Provided records Block Start

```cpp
static inline int amt_set_device(amt_ctx* ctx) {
    if (!ctx) {
        amt_set_error("null context");
        return AMT_EINVAL;
// ... 49 lines not shown
```

arcadia_microscopy_tools_amd/csrc/amt_ctx.hip:

```cpp
#include "amt_common.h"

#include <cstdlib>

static thread_local char g_err[1024] = "";

void amt_set_error(const char* fmt, ...) {
    va_list ap;
    va_start(ap, fmt);
    vsnprintf(g_err, sizeof(g_err), fmt, ap);
    va_end(ap);
}

int amt_check_operands(const char* op, const amt_operand* ops, int n) {
    for (int i = 0; i < n; ++i) {
        const amt_operand& a = ops[i];
        if (!a.ptr || !a.bytes) continue;
        const uintptr_t a0 = reinterpret_cast<uintptr_t>(a.ptr);
        const uintptr_t a1 = a.bytes > UINTPTR_MAX - a0 ? UINTPTR_MAX : a0 + a.bytes;
        for (int j = i + 1; j < n; ++j) {
            const amt_operand& b = ops[j];
            if (!b.ptr || !b.bytes || !(a.output || b.output)) continue;
            const uintptr_t b0 = reinterpret_cast<uintptr_t>(b.ptr);
            const uintptr_t b1 = b.bytes > UINTPTR_MAX - b0 ? UINTPTR_MAX : b0 + b.bytes;
            if (a1 <= b0 || b1 <= a0) continue;
            const amt_operand& o = a.output ? a : b;
            const amt_operand& x = a.output ? b : a;
            const bool allowed = (a.output && !b.output && ((a.inplace >> j) & 1u)) ||
                                 (b.output && !a.output && ((b.inplace >> i) & 1u));
// ... 67 lines not shown
    return AMT_OK;
}

extern "C" int amt_ctx_create(int device, amt_ctx** out) { return ctx_create_common(device, nullptr, true, out); }

extern "C" int amt_ctx_create_on_stream(int device, void* hip_stream, amt_ctx** out) {
    return ctx_create_common(device, (hipStream_t)hip_stream, false, out);
}

extern "C" int amt_ctx_destroy(amt_ctx* ctx) {
    if (!ctx) return AMT_OK;
    (void)hipSetDevice(ctx->device);
    (void)hipStreamSynchronize(ctx->stream);
    if (ctx->arena) (void)hipFree(ctx->arena);
    if (ctx->dbg_first) (void)hipFree(ctx->dbg_first);
    if (ctx->mailbox) (void)hipHostFree(ctx->mailbox);
    if (ctx->aux_ready) {
        for (int i = 0; i < 3; ++i) (void)hipStreamDestroy(ctx->aux_own[i]);
        for (int i = 0; i < 4; ++i) (void)hipEventDestroy(ctx->ev[i]);
    }
    if (ctx->own_stream) (void)hipStreamDestroy(ctx->stream);
    delete ctx;
    return AMT_OK;
}

extern "C" int amt_device_name(amt_ctx* ctx, char* buf, int buflen) {
    AMT_TRY(amt_set_device(ctx));
    AMT_REQUIRE(buf && buflen > 0, "amt_device_name: bad buffer");
    hipDeviceProp_t prop;
    AMT_HIP_CHECK(hipGetDeviceProperties(&prop, ctx->device));
    snprintf(buf, (size_t)buflen, "%s (%s, %d CUs)", prop.name, prop.gcnArchName, prop.multiProcessorCount);
    return AMT_OK;
}

static bool poison_enabled() {
    static int v = -1;
    if (v < 0) {
        const char* e = getenv("AMT_DEBUG_POISON");
        v = (e && e[0] == '1') ? 1 : 0;
    }
    return v == 1;
}

int amt_scratch::commit() {
    AMT_REQUIRE(!overflow, "scratch plan: more than %d buffers declared", AMT_SCRATCH_SLOTS);
    ctx->plan_valid = false;
    const size_t total_bytes = total + 4096;
    if (total_bytes > ctx->arena_cap) {
        AMT_HIP_CHECK(hipStreamSynchronize(ctx->stream));
        if (ctx->arena) AMT_HIP_CHECK(hipFree(ctx->arena));
        ctx->arena = nullptr;
        ctx->arena_cap = 0;
        size_t cap = total_bytes + total_bytes / 4;
        hipError_t e = hipMalloc((void**)&ctx->arena, cap);
        if (e != hipSuccess) {
            amt_set_error("scratch arena allocation of %zu bytes failed: %s", cap, hipGetErrorString(e));
// ... 116 lines not shown
        AMT_HIP_CHECK(hipStreamSynchronize(ctx->stream));
        return AMT_OK;
    }
    if (ctx->mailbox_off + need > ctx->mailbox_cap) {
        AMT_HIP_CHECK(hipStreamSynchronize(ctx->stream));
        ctx->mailbox_off = 0;
    }
    char* slot = ctx->mailbox + ctx->mailbox_off;
    ctx->mailbox_off += need;
    memcpy(slot, host_src, bytes);
    AMT_HIP_CHECK(hipMemcpyAsync(dev_dst, slot, bytes, hipMemcpyHostToDevice, ctx->stream));
    return AMT_OK;
}

extern "C" int amt_malloc(amt_ctx* ctx, size_t bytes, void** dptr) {
    AMT_TRY(amt_set_device(ctx));
    AMT_REQUIRE(dptr != nullptr, "amt_malloc: dptr is null");
    if (bytes == 0) bytes = 256;
    hipError_t e = hipMalloc(dptr, bytes);
    if (e != hipSuccess) {
        amt_set_error("hipMalloc(%zu) failed: %s", bytes, hipGetErrorString(e));
        return AMT_ENOMEM;
    }
    if (poison_enabled()) {
        AMT_HIP_CHECK(hipMemsetAsync(*dptr, 0xCD, bytes, ctx->stream));
        AMT_HIP_CHECK(hipStreamSynchronize(ctx->stream));
    }
    return AMT_OK;
}

extern "C" int amt_free(amt_ctx* ctx, void* dptr) {
    AMT_TRY(amt_set_device(ctx));
    if (dptr) AMT_HIP_CHECK(hipFree(dptr));
    return AMT_OK;
}

extern "C" int amt_memcpy_h2d(amt_ctx* ctx, void* dst, const void* src, size_t bytes) {
    AMT_TRY(amt_set_device(ctx));
    if (bytes) AMT_HIP_CHECK(hipMemcpyAsync(dst, src, bytes, hipMemcpyHostToDevice, ctx->stream));
    return AMT_OK;
}
extern "C" int amt_memcpy_d2h(amt_ctx* ctx, void* dst, const void* src, size_t bytes) {
    AMT_TRY(amt_set_device(ctx));
    if (bytes) AMT_HIP_CHECK(hipMemcpyAsync(dst, src, bytes, hipMemcpyDeviceToHost, ctx->stream));
    return AMT_OK;
}
extern "C" int amt_memcpy_d2d(amt_ctx* ctx, void* dst, const void* src, size_t bytes) {
    AMT_TRY(amt_set_device(ctx));
    if (bytes) AMT_HIP_CHECK(hipMemcpyAsync(dst, src, bytes, hipMemcpyDeviceToDevice, ctx->stream));
    return AMT_OK;
}
extern "C" int amt_memset(amt_ctx* ctx, void* dst, int value, size_t bytes) {
    AMT_TRY(amt_set_device(ctx));
    if (bytes) AMT_HIP_CHECK(hipMemsetAsync(dst, value, bytes, ctx->stream));
    return AMT_OK;
}
extern "C" int amt_sync(amt_ctx* ctx) {
    AMT_TRY(amt_set_device(ctx));
    AMT_HIP_CHECK(hipStreamSynchronize(ctx->stream));
    return AMT_OK;
}

extern "C" int amt_ctx_stream(amt_ctx* ctx, void** hip_stream) {
    AMT_REQUIRE(ctx && hip_stream, "amt_ctx_stream: null argument");
    *hip_stream = (void*)ctx->stream;
    return AMT_OK;
}

extern "C" int amt_stream_wait(amt_ctx* ctx, amt_ctx* other) {
    AMT_TRY(amt_set_device(ctx));
    AMT_REQUIRE(other != nullptr, "amt_stream_wait: other is null");
    AMT_REQUIRE(other->device == ctx->device, "amt_stream_wait: contexts on different devices");
    hipEvent_t ev;
    AMT_HIP_CHECK(hipEventCreateWithFlags(&ev, hipEventDisableTiming));
    AMT_HIP_CHECK(hipEventRecord(ev, other->stream));
    AMT_HIP_CHECK(hipStreamWaitEvent(ctx->stream, ev, 0));
    AMT_HIP_CHECK(hipEventDestroy(ev));
    return AMT_OK;
}

extern "C" int amt_event_create(amt_ctx* ctx, void** event) {
    AMT_TRY(amt_set_device(ctx));
    AMT_REQUIRE(event != nullptr, "amt_event_create: event is null");
    hipEvent_t ev;
    AMT_HIP_CHECK(hipEventCreateWithFlags(&ev, hipEventDisableTiming));
    *event = (void*)ev;
    return AMT_OK;
}
extern "C" int amt_event_record(amt_ctx* ctx, void* event) {
    AMT_TRY(amt_set_device(ctx));
    AMT_REQUIRE(event != nullptr, "amt_event_record: event is null");
    AMT_HIP_CHECK(hipEventRecord((hipEvent_t)event, ctx->stream));
    return AMT_OK;
}
extern "C" int amt_event_wait(amt_ctx* ctx, void* event) {
    AMT_TRY(amt_set_device(ctx));
    AMT_REQUIRE(event != nullptr, "amt_event_wait: event is null");
    AMT_HIP_CHECK(hipStreamWaitEvent(ctx->stream, (hipEvent_t)event, 0));
    return AMT_OK;
}
extern "C" int amt_event_sync(amt_ctx* ctx, void* event) {
    AMT_TRY(amt_set_device(ctx));
    AMT_REQUIRE(event != nullptr, "amt_event_sync: event is null");
    AMT_HIP_CHECK(hipEventSynchronize((hipEvent_t)event));
    return AMT_OK;
}
extern "C" int amt_event_destroy(amt_ctx* ctx, void* event) {
    AMT_TRY(amt_set_device(ctx));
    if (event) AMT_HIP_CHECK(hipEventDestroy((hipEvent_t)event));
    return AMT_OK;
}

extern "C" int amt_host_alloc(size_t bytes, void** hptr) {
    AMT_REQUIRE(hptr != nullptr, "amt_host_alloc: hptr is null");
    hipError_t e = hipHostMalloc(hptr, bytes ? bytes : 64, hipHostMallocDefault);
    if (e != hipSuccess) {
// ... 116 lines not shown
    AMT_HIP_CHECK(hipEventCreate(&t->stop));
    *timer = t;
    return AMT_OK;
}
extern "C" int amt_timer_start(amt_ctx* ctx, void* timer) {
    AMT_TRY(amt_set_device(ctx));
    AMT_HIP_CHECK(hipEventRecord(((amt_timer*)timer)->start, ctx->stream));
    return AMT_OK;
}
extern "C" int amt_timer_stop(amt_ctx* ctx, void* timer) {
    AMT_TRY(amt_set_device(ctx));
    AMT_HIP_CHECK(hipEventRecord(((amt_timer*)timer)->stop, ctx->stream));
    return AMT_OK;
}
extern "C" int amt_timer_elapsed_ms(amt_ctx* ctx, void* timer, float* ms) {
    AMT_TRY(amt_set_device(ctx));
    amt_timer* t = (amt_timer*)timer;
    AMT_HIP_CHECK(hipEventSynchronize(t->stop));
    AMT_HIP_CHECK(hipEventElapsedTime(ms, t->start, t->stop));
    return AMT_OK;
}
extern "C" int amt_timer_destroy(amt_ctx* ctx, void* timer) {
    AMT_TRY(amt_set_device(ctx));
    amt_timer* t = (amt_timer*)timer;
    if (t) {
        (void)hipEventDestroy(t->start);
        (void)hipEventDestroy(t->stop);
        delete t;
    }
    return AMT_OK;
// ... 2 lines not shown
```

arcadia_microscopy_tools_amd/csrc/amt_internal.h:

```cpp
#pragma once
#include "amt_common.h"

#include <type_traits>

template <int ITEMS>
__global__ void __launch_bounds__(1024) amt_scan_excl_kernel(int* __restrict__ data, int len, size_t plane_stride,
                                                             int* __restrict__ total,
                                                             const int* __restrict__ len_dev = nullptr) {
    __shared__ int s[1024];
    __shared__ int carry;
    int* d = data + (size_t)blockIdx.x * plane_stride;
    if (len_dev) len = len_dev[blockIdx.x];
    if (threadIdx.x == 0) carry = 0;
    __syncthreads();
    for (int start = 0; start < len; start += 1024 * ITEMS) {
        const int b = start + threadIdx.x * ITEMS;
        int v[ITEMS];
        int sum = 0;
#pragma unroll
        for (int k = 0; k < ITEMS; ++k) {
            v[k] = (b + k < len) ? d[b + k] : 0;
            sum += v[k];
        }
        s[threadIdx.x] = sum;
// ... 74 lines not shown
struct amt_runtabs {
    const unsigned long long* tbits;
    const unsigned short* roff;
    const unsigned short* rtab;
    const int* rcomp;
    int segs, trows;
};
int amt_i_propagate_roots(amt_ctx* ctx, const ccl_geom& g, int* A, const int* L, const int* rootlist, const int* nroots);

enum amt_comp_what { AMT_COMP_OBJECTS_BY_AREA, AMT_COMP_HOLES_BY_AREA, AMT_COMP_HOLES_BY_FRAME };
int amt_i_component_filter(amt_ctx* ctx, const uint8_t* in, uint8_t* out, int nplanes, int H, int W, bool c8,
                           amt_comp_what what, int size);

int amt_i_label_boxes(amt_ctx* ctx, const int* labels, int* bbox, unsigned long long* acc, int nplanes, int H, int W,
                      int max_label);
int amt_i_robust_intensity(amt_ctx* ctx, const int* labels, const int* bbox, const void* intensity, int in_code, int C,
                           double* wtable, int nplanes, int H, int W, int max_label);
int amt_i_relate_labels(amt_ctx* ctx, const int* labels, const int* bbox, const int* comp, int C, double* wtable,
                        int nplanes, int H, int W, int max_label);
int amt_i_neighbor_census(amt_ctx* ctx, const int* labels, const int* bbox, const int* comp, int C, double* wtable,
                          int nplanes, int H, int W, int max_label);
int amt_i_nearest_labels(amt_ctx* ctx, const double2* cen, double* wtable, int nplanes, int max_label);
int amt_i_texture(amt_ctx* ctx, const int32_t* labels, const void* intensity, int in_code, int C, const double* ranges,
                  int levels, int distance, bool counts, double* out, int nplanes, int H, int W, int max_label);
int amt_i_radial(amt_ctx* ctx, const int32_t* labels, const void* intensity, int in_code, int C, int bins, double* geom,
                 double* out, int nplanes, int H, int W, int max_label);

int amt_i_reconstruct(amt_ctx* ctx, const void* in, void* out, int dtype, int nplanes, int H, int W,
                      const uint8_t* footprint, int fh, int fw, int op, double cval, const void* minuend);

// ... 103 lines not shown
```

arcadia_microscopy_tools_amd/csrc/amt_overlay.hip:

```cpp
#include "amt_internal.h"

constexpr int OV_MAX_LAYERS = 8;

struct ov_params {
    const double* layer[OV_MAX_LAYERS];
    double opacity[OV_MAX_LAYERS];
    int mode[OV_MAX_LAYERS];
    int nlayers;
};

__device__ __forceinline__ double clip01(double v) { return v < 0.0 ? 0.0 : (v > 1.0 ? 1.0 : v); }

__global__ void __launch_bounds__(256) overlay_kernel(const double* __restrict__ bg, const ov_params* __restrict__ pp,
                                                      const double* __restrict__ luts, double* __restrict__ out,
                                                      size_t n) {
    extern __shared__ __attribute__((aligned(16))) char smem_raw[];
    double* lut = reinterpret_cast<double*>(smem_raw);
    __shared__ ov_params p;
    if (threadIdx.x == 0) p = *pp;
    __syncthreads();
    for (int i = threadIdx.x; i < p.nlayers * 1024; i += 256) lut[i] = luts[i];
    __syncthreads();
    for (size_t i = (size_t)blockIdx.x * 256 + threadIdx.x; i < n; i += (size_t)gridDim.x * 256) {
        const double b = clip01(bg[i]);
// ... 23 lines not shown
    }
}

extern "C" int amt_overlay(amt_ctx* ctx, const double* background, const double* const* layers_host, int nlayers,
                           const double* luts_host, const double* opacity_host, const int32_t* mode_host,
                           double* out_rgb, int H, int W) {
    {
        static const char* const lname[OV_MAX_LAYERS] = {"layers_host[0]", "layers_host[1]", "layers_host[2]", "layers_host[3]",
                                                         "layers_host[4]", "layers_host[5]", "layers_host[6]", "layers_host[7]"};
        amt_operand ops[2 + OV_MAX_LAYERS];
        int k = 0;
        ops[k++] = amt_in("background", background, amt_span(8, H, W));
        ops[k++] = amt_out("out_rgb", out_rgb, amt_span(8, H, W, 3));
        for (int l = 0; layers_host && l < nlayers && l < OV_MAX_LAYERS; ++l)
            ops[k++] = amt_in(lname[l], layers_host[l], amt_span(8, H, W));
        AMT_TRY(amt_check_operands("amt_overlay", ops, k));
    }
    AMT_TRY(amt_set_device(ctx));
    AMT_REQUIRE(background && out_rgb && H > 0 && W > 0, "overlay: bad arguments");
    AMT_REQUIRE(nlayers >= 0 && nlayers <= OV_MAX_LAYERS, "overlay: at most %d layers per call (got %d)", OV_MAX_LAYERS,
                nlayers);
    AMT_REQUIRE(nlayers == 0 || (layers_host && luts_host && opacity_host && mode_host), "overlay: null layer tables");
    ov_params hp;
    memset(&hp, 0, sizeof(hp));
    hp.nlayers = nlayers;
    for (int l = 0; l < nlayers; ++l) {
        AMT_REQUIRE(layers_host[l] != nullptr, "overlay: layer %d is null", l);
        AMT_REQUIRE(opacity_host[l] >= 0.0 && opacity_host[l] <= 1.0, "Opacity must be in [0, 1], got %g", opacity_host[l]);
        AMT_REQUIRE(mode_host[l] == 0 || mode_host[l] == 1, "overlay: blend mode must be 0 (alpha) or 1 (additive)");
        hp.layer[l] = layers_host[l];
        hp.opacity[l] = opacity_host[l];
// ... 16 lines not shown
```

arcadia_microscopy_tools_amd/csrc/amt_props.hip:

```cpp
#include "amt_internal.h"
#include "amt_perlabel.h"

#include <vector>

typedef unsigned long long u64;

enum { A_N = 0, A_SY, A_SX, A_SYY, A_SXX, A_SXY, A_C1, A_C2, A_C3, A_NACC };

__global__ void __launch_bounds__(256) rp_init_kernel(u64* __restrict__ acc, int* __restrict__ bbox, size_t nlab) {
    for (size_t i = (size_t)blockIdx.x * 256 + threadIdx.x; i < nlab; i += (size_t)gridDim.x * 256) {
        if (acc)
            for (int k = 0; k < A_NACC; ++k) acc[i * A_NACC + k] = 0;
        bbox[i * 4 + 0] = 0x7fffffff;
        bbox[i * 4 + 1] = 0x7fffffff;
        bbox[i * 4 + 2] = -1;
        bbox[i * 4 + 3] = -1;
    }
}
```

Provided records Block End

**Activity**
Filtering the entries above by the word "dptr", copy each line that matches.

**Solution to the exercise**
extern "C" int amt_malloc(amt_ctx* ctx, size_t bytes, void** dptr) {
    AMT_REQUIRE(dptr != nullptr, "amt_malloc: dptr is null");
    hipError_t e = hipMalloc(dptr, bytes);
        AMT_HIP_CHECK(hipMemsetAsync(*dptr, 0xCD, bytes, ctx->stream));
extern "C" int amt_free(amt_ctx* ctx, void* dptr) {
    if (dptr) AMT_HIP_CHECK(hipFree(dptr));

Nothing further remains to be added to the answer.